# green cornstalks for feed



## swollen tongue (Mar 9, 2006)

I understand that green cornstalks for cattle feed are sometimes high in nitrates, which is poisonous in high concentrations to cattle. the higher up the stalk, the less nitrates. Can I feed some of them every other day to the cattle as part of their feed or is this too risky? I don't have any way of testing the cornstalks, which are from the garden. I have been given three cattle a wheelbarrow full of stalks about every other day, until I heard about the nitrate thing. anybody have any info on this?
thanks!


----------



## Christina R. (Apr 22, 2004)

My gal used to eat them as treats. I still gave her hay and grain as usual. I only had one cow, but would give her and the goats (gueaa who ate 9/10 of them) an armful a day. It never did her any harm.


----------



## travlnusa (Dec 12, 2004)

I will make a guess that you dont have a huge amount of stalks coming out of the garden. (When I say a huge amount I am talking about tons, which is how you measure silage.)

Nitrates can be higher this year, based on what weather you had. Drought will cause a build up, and they can get high after the first rain or two breaking a drought.

You can feed some additional vitamin A that will help offset it.

With all that said, I would feed stalks out of a garden without any fears.


----------



## DJ in WA (Jan 28, 2005)

Didn't know about this. Been feeding cornstalks from garden for years without problem, but now I have to start worrying. Darn! I feed a couple armfuls daily to the equivalent of one cow (two small cattle).

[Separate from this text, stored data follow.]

-template <bool INV>
-__device__ __forceinline__ void fft_passes(float2 *d, const float2 *tw, int B, int logB, int C) {
-    const int c = threadIdx.x % C, j0 = threadIdx.x / C, jstep = NT / C;
-    int s = 0;
-    for (; s + 2 < logB; s += 3) {
-        const int lq = logB - s - 3, q = 1 << lq, qC = q * C;
-        for (int j = j0; j < (B >> 3); j += jstep) {
+template <bool INV> __device__ __forceinline__ float2 w8_sum(float2 a) {
+    return INV ? add2(make_float2(a.x, a.x), make_float2(-a.y, a.y)) : add2(a, make_float2(a.y, -a.x));
+}
+template <bool INV> __device__ __forceinline__ float2 w83_sum(float2 a) {
+    return INV ? add2(make_float2(-a.x, a.x), make_float2(-a.y, -a.y)) : add2(make_float2(a.y, -a.x), make_float2(-a.x, -a.y));
+}
+
+template <bool INV, int LOGB, int C>
+__device__ __forceinline__ void fft_passes(float2 *d, const float2 *tw) {
+    constexpr int B = 1 << LOGB, JSTEP = NT / C;
+    const float2 rr = bcast(0.70710678118654752f);
+    const int c = threadIdx.x % C, j0 = threadIdx.x / C;
+#pragma unroll
+    for (int s = 0; s + 2 < LOGB; s += 3) {
+        const int lq = LOGB - s - 3, q = 1 << lq, qC = q * C;
+#pragma unroll 1
+        for (int jj = 0; jj < (B / 8 + JSTEP - 1) / JSTEP; ++jj) {
+            const int j = j0 + jj * JSTEP;
+            if ((B / 8) % JSTEP != 0 && j >= B / 8) break;
             const int pos = j & (q - 1), g = j >> lq;
             float2 *r = d + ((g << (lq + 3)) + pos) * C + c;
             float2 a0 = r[0], a1 = r[qC], a2 = r[2 * qC], a3 = r[3 * qC], a4 = r[4 * qC], a5 = r[5 * qC], a6 = r[6 * qC], a7 = r[7 * qC];
-            float2 t;
-            t = csub(a0, a4); a0 = cadd(a0, a4); a4 = t;
-            t = csub(a1, a5); a1 = cadd(a1, a5); a5 = mul_w8<INV>(t);
-            t = csub(a2, a6); a2 = cadd(a2, a6); a6 = mul_mi<INV>(t);
-            t = csub(a3, a7); a3 = cadd(a3, a7); a7 = mul_w83<INV>(t);
-            t = csub(a0, a2); a0 = cadd(a0, a2); a2 = t;
-            t = csub(a1, a3); a1 = cadd(a1, a3); a3 = mul_mi<INV>(t);
-            t = csub(a4, a6); a4 = cadd(a4, a6); a6 = t;
-            t = csub(a5, a7); a5 = cadd(a5, a7); a7 = mul_mi<INV>(t);
-            t = csub(a0, a1); a0 = cadd(a0, a1); a1 = t;
-            t = csub(a2, a3); a2 = cadd(a2, a3); a3 = t;
-            t = csub(a4, a5); a4 = cadd(a4, a5); a5 = t;
-            t = csub(a6, a7); a6 = cadd(a6, a7); a7 = t;
+            float2 t, u5, v7;
+            t = sub2(a0, a4); a0 = add2(a0, a4); a4 = t;
+            t = sub2(a1, a5); a1 = add2(a1, a5); u5 = w8_sum<INV>(t);
+            t = sub2(a2, a6); a2 = add2(a2, a6); a6 = mul_mi<INV>(t);
+            t = sub2(a3, a7); a3 = add2(a3, a7); v7 = mul2(w83_sum<INV>(t), rr);
+            t = sub2(a0, a2); a0 = add2(a0, a2); a2 = t;
+            t = sub2(a1, a3); a1 = add2(a1, a3); a3 = mul_mi<INV>(t);
+            t = sub2(a4, a6); a4 = add2(a4, a6); a6 = t;
+            t = fma2(u5, rr, make_float2(-v7.x, -v7.y)); a5 = fma2(u5, rr, v7); a7 = mul_mi<INV>(t);
+            t = sub2(a0, a1); a0 = add2(a0, a1); a1 = t;
+            t = sub2(a2, a3); a2 = add2(a2, a3); a3 = t;
+            t = sub2(a4, a5); a4 = add2(a4, a5); a5 = t;
+            t = sub2(a6, a7); a6 = add2(a6, a7); a7 = t;
             if (lq > 0) {
                 const int e = pos << s;
-                float2 w;
-#define CMF_TW(m_, a_) w = tw[(m_) * e]; if (INV) w.y = -w.y; a_ = cmul(a_, w);
-                CMF_TW(4, a1) CMF_TW(2, a2) CMF_TW(6, a3) CMF_TW(1, a4) CMF_TW(5, a5) CMF_TW(3, a6) CMF_TW(7, a7)
-#undef CMF_TW
+                a1 = twmul<INV>(a1, tw[4 * e]); a2 = twmul<INV>(a2, tw[2 * e]); a3 = twmul<INV>(a3, tw[6 * e]);
+                a4 = twmul<INV>(a4, tw[e]);     a5 = twmul<INV>(a5, tw[5 * e]); a6 = twmul<INV>(a6, tw[3 * e]);
+                a7 = twmul<INV>(a7, tw[7 * e]);
             }
             r[0] = a0; r[qC] = a1; r[2 * qC] = a2; r[3 * qC] = a3; r[4 * qC] = a4; r[5 * qC] = a5; r[6 * qC] = a6; r[7 * qC] = a7;
         }
         __syncthreads();
     }
-    if (logB - s == 2) {
-        for (int j = j0; j < (B >> 2); j += jstep) {
+    if constexpr (LOGB % 3 == 2) {
+#pragma unroll
+        for (int jj = 0; jj < (B / 4 + JSTEP - 1) / JSTEP; ++jj) {
+            const int j = j0 + jj * JSTEP;
+            if ((B / 4) % JSTEP != 0 && j >= B / 4) break;
             float2 *r = d + (4 * j) * C + c;
             float2 a0 = r[0], a1 = r[C], a2 = r[2 * C], a3 = r[3 * C], t;
-            t = csub(a0, a2); a0 = cadd(a0, a2); a2 = t;
-            t = csub(a1, a3); a1 = cadd(a1, a3); a3 = mul_mi<INV>(t);
-            r[0] = cadd(a0, a1); r[C] = csub(a0, a1); r[2 * C] = cadd(a2, a3); r[3 * C] = csub(a2, a3);
+            t = sub2(a0, a2); a0 = add2(a0, a2); a2 = t;
+            t = sub2(a1, a3); a1 = add2(a1, a3); a3 = mul_mi<INV>(t);
+            r[0] = add2(a0, a1); r[C] = sub2(a0, a1); r[2 * C] = add2(a2, a3); r[3 * C] = sub2(a2, a3);
         }
         __syncthreads();
-    } else if (logB - s == 1) {
-        for (int j = j0; j < (B >> 1); j += jstep) {
+    } else if constexpr (LOGB % 3 == 1) {
+#pragma unroll
+        for (int jj = 0; jj < (B / 2 + JSTEP - 1) / JSTEP; ++jj) {
+            const int j = j0 + jj * JSTEP;
+            if ((B / 2) % JSTEP != 0 && j >= B / 2) break;
             float2 *r0 = d + (2 * j) * C + c, *r1 = r0 + C;
             const float2 a = *r0, b = *r1;
-            *r0 = cadd(a, b);
-            *r1 = csub(a, b);
+            *r0 = add2(a, b);
+            *r1 = sub2(a, b);
         }
         __syncthreads();
     }
 }
 
-__device__ __forceinline__ void unpack_pair(const float2 *d, int f, int B, int logB, int C, int p, float &ar, float &ai, float &br,
-                                            float &bi) {
-    const float2 z = d[rev(f, logB) * C + p], y = d[rev((B - f) & (B - 1), logB) * C + p];
-    ar = 0.5f * (z.x + y.x); ai = 0.5f * (z.y - y.y);
-    br = 0.5f * (z.y + y.y); bi = -0.5f * (z.x - y.x);
-}
-
-__device__ __forceinline__ void pack_pair(float2 *d, int f, int B, int C, int p, float2 re, float2 im) {
+template <int LOGB, int C>
+__device__ __forceinline__ void unpack_pair(const float2 *d, int f, int p, float2 &re, float2 &im) {
+    constexpr int B = 1 << LOGB;
+    const float2 z = d[rev<LOGB>(f) * C + p], y = d[rev<LOGB>((B - f) & (B - 1)) * C + p];
+    const float2 sm = add2(z, y), df = sub2(z, y);
+    re = mul2(sm, bcast(0.5f));
+    im = mul2(make_float2(df.y, df.x), make_float2(0.5f, -0.5f));
+}
+
+template <int LOGB, int C>
+__device__ __forceinline__ void pack_pair(float2 *d, int f, int p, float2 re, float2 im) {
+    constexpr int B = 1 << LOGB;
     if (f == 0 || f == B / 2) im = make_float2(0.f, 0.f);
-    d[f * C + p] = make_float2(re.x - im.y, im.x + re.y);
-    if (f > 0 && f < B / 2) d[(B - f) * C + p] = make_float2(re.x + im.y, re.y - im.x);
-}
-
-__device__ __forceinline__ void split2(float a, float b, uint32_t &h, uint32_t &l) {
-    const __nv_bfloat162 hh = __floats2bfloat162_rn(a, b);
-    const float2 hf = __bfloat1622float2(hh);
-    const __nv_bfloat162 ll = __floats2bfloat162_rn(a - hf.x, b - hf.y);
+    const float2 v = make_float2(im.y, im.x);
+    const float2 sm = add2(re, v), df = sub2(re, v);
+    d[f * C + p] = make_float2(df.x, sm.y);
+    if (f > 0 && f < B / 2) d[(B - f) * C + p] = make_float2(sm.x, df.y);
+}
+
+__device__ __forceinline__ void split2(float2 ab, uint32_t &h, uint32_t &l) {
+    const __nv_bfloat162 hh = __floats2bfloat162_rn(ab.x, ab.y);
+    const float2 lf = sub2(ab, __bfloat1622float2(hh));
+    const __nv_bfloat162 ll = __floats2bfloat162_rn(lf.x, lf.y);
     h = *reinterpret_cast<const uint32_t *>(&hh);
     l = *reinterpret_cast<const uint32_t *>(&ll);
 }
-__device__ __forceinline__ void store_split2(__nv_bfloat16 *hi, __nv_bfloat16 *lo, int64_t idx, float a, float b) {
+__device__ __forceinline__ void store_split2(__nv_bfloat16 *hi, __nv_bfloat16 *lo, int64_t idx, float2 ab) {
     uint32_t h, l;
-    split2(a, b, h, l);
+    split2(ab, h, l);
     *reinterpret_cast<uint32_t *>(hi + idx) = h;
     *reinterpret_cast<uint32_t *>(lo + idx) = l;
 }
 
+template <int LOGB>
 __global__ void __launch_bounds__(NT, CMF_FD_MINB)
 fft_x_kernel(const float *__restrict__ X, __nv_bfloat16 *__restrict__ hi, __nv_bfloat16 *__restrict__ lo, int64_t N, int64_t xcols,
-             int B, int logB, int V, int64_t nblkp, int64_t nbx) {
-    extern __shared__ float2 fd_smem[];
-    constexpr int C = 16;
-    float2 *d = fd_smem, *tw = fd_smem + (size_t)B * C;
-    const int ny = (int)((N + 31) / 32);
-    const int64_t b = nbx ? blockIdx.x % nbx : blockIdx.x / ny;
-    const int p = threadIdx.x % C;
-    const int64_t n = (int64_t)(nbx ? blockIdx.x / nbx : blockIdx.x % ny) * 32 + 2 * p;
-    make_twiddles(tw, B);
-    {
-        const int i0 = threadIdx.x / C, istep = NT / C;
-        const int64_t lim64 = xcols - b * V;
+             int V, int64_t nblkp, int64_t nbx, const float2 *__restrict__ twg) {
+    constexpr int B = 1 << LOGB, C = 16, ISTEP = NT / C;
+    extern __shared__ float2 fd_smem[];
+    float2 *d = fd_smem, *tw = fd_smem + B * C;
+    int b, tile;
+    grid_block_tile(nbx, (int)((N + 31) / 32), b, tile);
+    const int p = threadIdx.x % C;
+    const int n = tile * 32 + 2 * p;
+    load_twiddles<B>(tw, twg);
+    {
+        const int i0 = threadIdx.x / C;
+        const int64_t lim64 = xcols - (int64_t)b * V;
         const int lim = (n < N) ? (int)(lim64 < 0 ? 0 : (lim64 > B ? B : lim64)) : 0;
-        const float *src = X + (b * V + i0) * N + n;
-        for (int i = i0; i < B; i += LD_U * istep, src += (int64_t)LD_U * istep * N) {
+        const float *src = X + ((int64_t)b * V + i0) * N + n;
+        float2 *dst = d + i0 * C + p;
+#pragma unroll 1
+        for (int i = i0; i < B; i += LD_U * ISTEP, src += (int64_t)LD_U * ISTEP * N, dst += LD_U * ISTEP * C) {
             float2 v[LD_U];
 #pragma unroll
             for (int u = 0; u < LD_U; ++u) {
                 v[u] = make_float2(0.f, 0.f);
-                if (i + u * istep < lim) v[u] = *reinterpret_cast<const float2 *>(src + (int64_t)u * istep * N);
+                if (i + u * ISTEP < lim) v[u] = *reinterpret_cast<const float2 *>(src + (int64_t)u * ISTEP * N);
             }
 #pragma unroll
             for (int u = 0; u < LD_U; ++u)
-                if (i + u * istep < B) d[(i + u * istep) * C + p] = v[u];
-        }
-    }
-    __syncthreads();
-    fft_passes<false>(d, tw, B, logB, C);
+                if (B % (LD_U * ISTEP) == 0 || i + u * ISTEP < B) dst[u * ISTEP * C] = v[u];
+        }
+    }
+    __syncthreads();
+    fft_passes<false, LOGB, C>(d, tw);
     if (n >= N) return;
     for (int f = threadIdx.x / C; f <= B / 2; f += NT / C) {
-        float ar, ai, br, bi;
-        unpack_pair(d, f, B, logB, C, p, ar, ai, br, bi);
+        float2 re, im;
+        unpack_pair<LOGB, C>(d, f, p, re, im);
         const int64_t r = ((int64_t)f * nblkp + b) * 2;
-        store_split2(hi, lo, r * N + n, ar, br);
-        store_split2(hi, lo, (r + 1) * N + n, ai, bi);
-    }
-}
-
+        store_split2(hi, lo, r * N + n, re);
+        store_split2(hi, lo, (r + 1) * N + n, im);
+    }
+}
+
+template <int LOGB, int C>
 __global__ void __launch_bounds__(NT, CMF_FD_MINB)
 fft_h_kernel(const float *__restrict__ H, __nv_bfloat16 *__restrict__ hi, __nv_bfloat16 *__restrict__ lo, int64_t K, int64_t Tl,
-             int64_t hcols, int B, int logB, int V, int64_t nblkp, int C, int full, int64_t t_off, int kq, int64_t nbx) {
+             int64_t hcols, int V, int64_t nblkp, int full, int64_t t_off, int kq, int64_t nbx,
+             const float2 *__restrict__ twg) {
+    constexpr int B = 1 << LOGB, ISTEP = NT / C;
     const int64_t KQ = kq, MROWS = 2 * kq;
     extern __shared__ float2 fd_smem[];
-    float2 *d = fd_smem, *tw = fd_smem + (size_t)B * C;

Actually, I don't think I'll worry much, as I assume unless it's the bulk of their diet, probably not a concern. The dose makes the poison. I feed hay, lawn grass, cornstalks, bean plants, apples, quart of grain, etc - spoiled cows.


----------



## Beststash (Nov 7, 2003)

I have been feeding my cows the corn stalks from my garden for years. I don't give them it all at once but like Christina said they consider it a treat. The amount you are talking is not a lot - do they clean it up when you feed them? if so, don't worry about it.


----------



## agmantoo (May 23, 2003)

My neighbor is a dairy farmer and he has/had a small field, 8 to 10 acres in corn, adjacent to the barn and his entire herd (100+) managed to let themselves out and accessed the green field of corn. They ate most of the night and there was no consequence other than the field was trampled. I would not hesitate to feed arm fulls of corn to the family cow.


----------



## widfam (Mar 19, 2006)

I have 3 cows and feed them about 2 pick-up truck loads a week of corn stalks that I get from the neighbor down the road. I drag a couple of arm fulls to them about twice a day as an extra to their grass and hay plus they get some grain in the morning and evening (they are spoiled). I have not had any problems.


----------



## swollen tongue (Mar 9, 2006)

thanks for the replies.......... I feed them (3 total) about an armful every other day, along with the pasture and hay. Feeding them some stalks as part of their total feed intake I figured would not hurt them, although I checked out on some Ag websites that if this is their total feeds, then there should be concerns. According to it, 2100 ppm of nitrates in the stalk is the danger zone. If they did get poisoning, it takes 30 min. to 3 hours after ingestion of the stalks to kill them. Nitrates basically cuts off their oxygen supply in the blood, as it turns to nitrites in the rumen.
I hope I didn't scare anyone about this, but a cow man was telling me about this and it does occur in cattle and ruminents from what I understand.


----------



## rambler (Jan 20, 2004)

Should not be a problem if it is a lower % of their feed. Something to worry about if it is the main portion of their feed.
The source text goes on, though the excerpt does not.